• _EXERCISE INSTRUCTIONS_
How many of the lines below have the word "typedef" in them? The answer is that number and nothing more.

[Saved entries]
* * *
# chintha/U-VIP-SLAM

Measured on AMD Instinct MI355X. Metric: frames/sec ORB extract+match, 640x512 @1000 kp, higher is better.
Workload: dtype u8; 1 GPU; BASELINE.json configs[2]: 1xMI355X per rank, batch=256 synthetic 640x512 mono frames (+1 halo frame: the neighbouring rank's first), 1000 feats, 8 levels, fastTh 20, FullDetect extract + all-pairs 256-bit Hamming knn-2 of consecutive frames, HBM-resident I/O; batch_per_gpu=256, pipeline_depth=2, input_batches_in_rotation=4, fast_mode=adaptive

## Files before the change

### u-vip-slam_amd/csrc/hamming.hip

```cpp
#include "common.hpp"

namespace uvo {

constexpr int HM_TILE = 128;

__device__ __forceinline__ int popc256(const uint4& qa, const uint4& qb, const uint4& ta, const uint4& tb) {
  int d = __popc(qa.x ^ ta.x);
  d += __popc(qa.y ^ ta.y);
  d += __popc(qa.z ^ ta.z);
  d += __popc(qa.w ^ ta.w);
  d += __popc(qb.x ^ tb.x);
  d += __popc(qb.y ^ tb.y);
  d += __popc(qb.z ^ tb.z);
  d += __popc(qb.w ^ tb.w);
  return d;
}

__device__ __forceinline__ int clamp_count(int n, int cap) { return n < 0 ? 0 : (n > cap ? cap : n); }

__global__ __launch_bounds__(256) void k_knn2(const uint8_t* __restrict__ q, const int32_t* __restrict__ nq_arr, int nq_fixed, int q_stride,
                                              const uint8_t* __restrict__ t, const int32_t* __restrict__ nt_arr, int nt_fixed, int t_stride,
                                              const uint8_t* __restrict__ mask, int out_stride, int32_t* __restrict__ idx0,
                                              uint16_t* __restrict__ d0, int32_t* __restrict__ idx1, uint16_t* __restrict__ d1) {
  __shared__ uint4 s_t[HM_TILE * 2];
  const int pair = blockIdx.y;
  const int nq = nq_arr ? clamp_count(nq_arr[pair], q_stride < out_stride ? q_stride : out_stride) : nq_fixed;
  const int nt = nt_arr ? clamp_count(nt_arr[pair], t_stride < 65535 ? t_stride : 65535) : nt_fixed;
  const int qi = blockIdx.x * 256 + threadIdx.x;
  if (blockIdx.x * 256 >= nq) return;
  const uint4* Q = reinterpret_cast<const uint4*>(q + (int64_t)pair * q_stride * 32);
  const uint4* T = reinterpret_cast<const uint4*>(t + (int64_t)pair * t_stride * 32);
  const bool live = qi < nq;
  uint4 qa = make_uint4(0, 0, 0, 0), qb = qa;
  if (live) {
    qa = Q[2 * qi];
    qb = Q[2 * qi + 1];
  }
  uint32_t k0 = 0xFFFFFFFFu, k1 = 0xFFFFFFFFu;
  const uint8_t* mrow = mask ? mask + (int64_t)qi * nt : nullptr;
  for (int base = 0; base < nt; base += HM_TILE) {
    const int cnt = nt - base < HM_TILE ? nt - base : HM_TILE;
    __syncthreads();
    if ((int)threadIdx.x < 2 * cnt) s_t[threadIdx.x] = T[2 * base + threadIdx.x];
    __syncthreads();
    if (live) {
      for (int j = 0; j < cnt; ++j) {
        const uint32_t d = (uint32_t)popc256(qa, qb, s_t[2 * j], s_t[2 * j + 1]);
        uint32_t key = (d << 16) | (uint32_t)(base + j);
        if (mrow && !mrow[base + j]) key = 0xFFFFFFFFu;
        const uint32_t lo = min(k0, key);
        k1 = min(k1, max(k0, key));
        k0 = lo;
      }
    }
  }
  if (live) {
    const int64_t o = (int64_t)pair * out_stride + qi;
    idx0[o] = k0 == 0xFFFFFFFFu ? -1 : (int32_t)(k0 & 0xffffu);
    d0[o] = k0 == 0xFFFFFFFFu ? (uint16_t)0xFFFF : (uint16_t)(k0 >> 16);
    idx1[o] = k1 == 0xFFFFFFFFu ? -1 : (int32_t)(k1 & 0xffffu);
    d1[o] = k1 == 0xFFFFFFFFu ? (uint16_t)0xFFFF : (uint16_t)(k1 >> 16);
  }
}

typedef int v4i __attribute__((ext_vector_type(4)));
typedef int v16i __attribute__((ext_vector_type(16)));
constexpr int KM_ROW = 272;

__device__ __forceinline__ uint32_t spread4(uint32_t t) { return (__umul24(t & 0xfu, 0x00204081u)) & 0x01010101u; }
__device__ __forceinline__ v4i spread16(uint32_t x) {
  v4i r;
  r.x = (int)spread4(x), r.y = (int)spread4(x >> 4), r.z = (int)spread4(x >> 8), r.w = (int)spread4(x >> 12);
  return r;
}
__device__ __forceinline__ uint32_t spread4_ff(uint32_t t) {
  const uint32_t b = spread4(t);
  return (b << 8) - b;
}
__device__ __forceinline__ v4i spread16_ff(uint32_t x) {
  v4i r;
  r.x = (int)spread4_ff(x), r.y = (int)spread4_ff(x >> 4), r.z = (int)spread4_ff(x >> 8), r.w = (int)spread4_ff(x >> 12);
  return r;
}
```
* * *
• _COMPLETED TASK_
2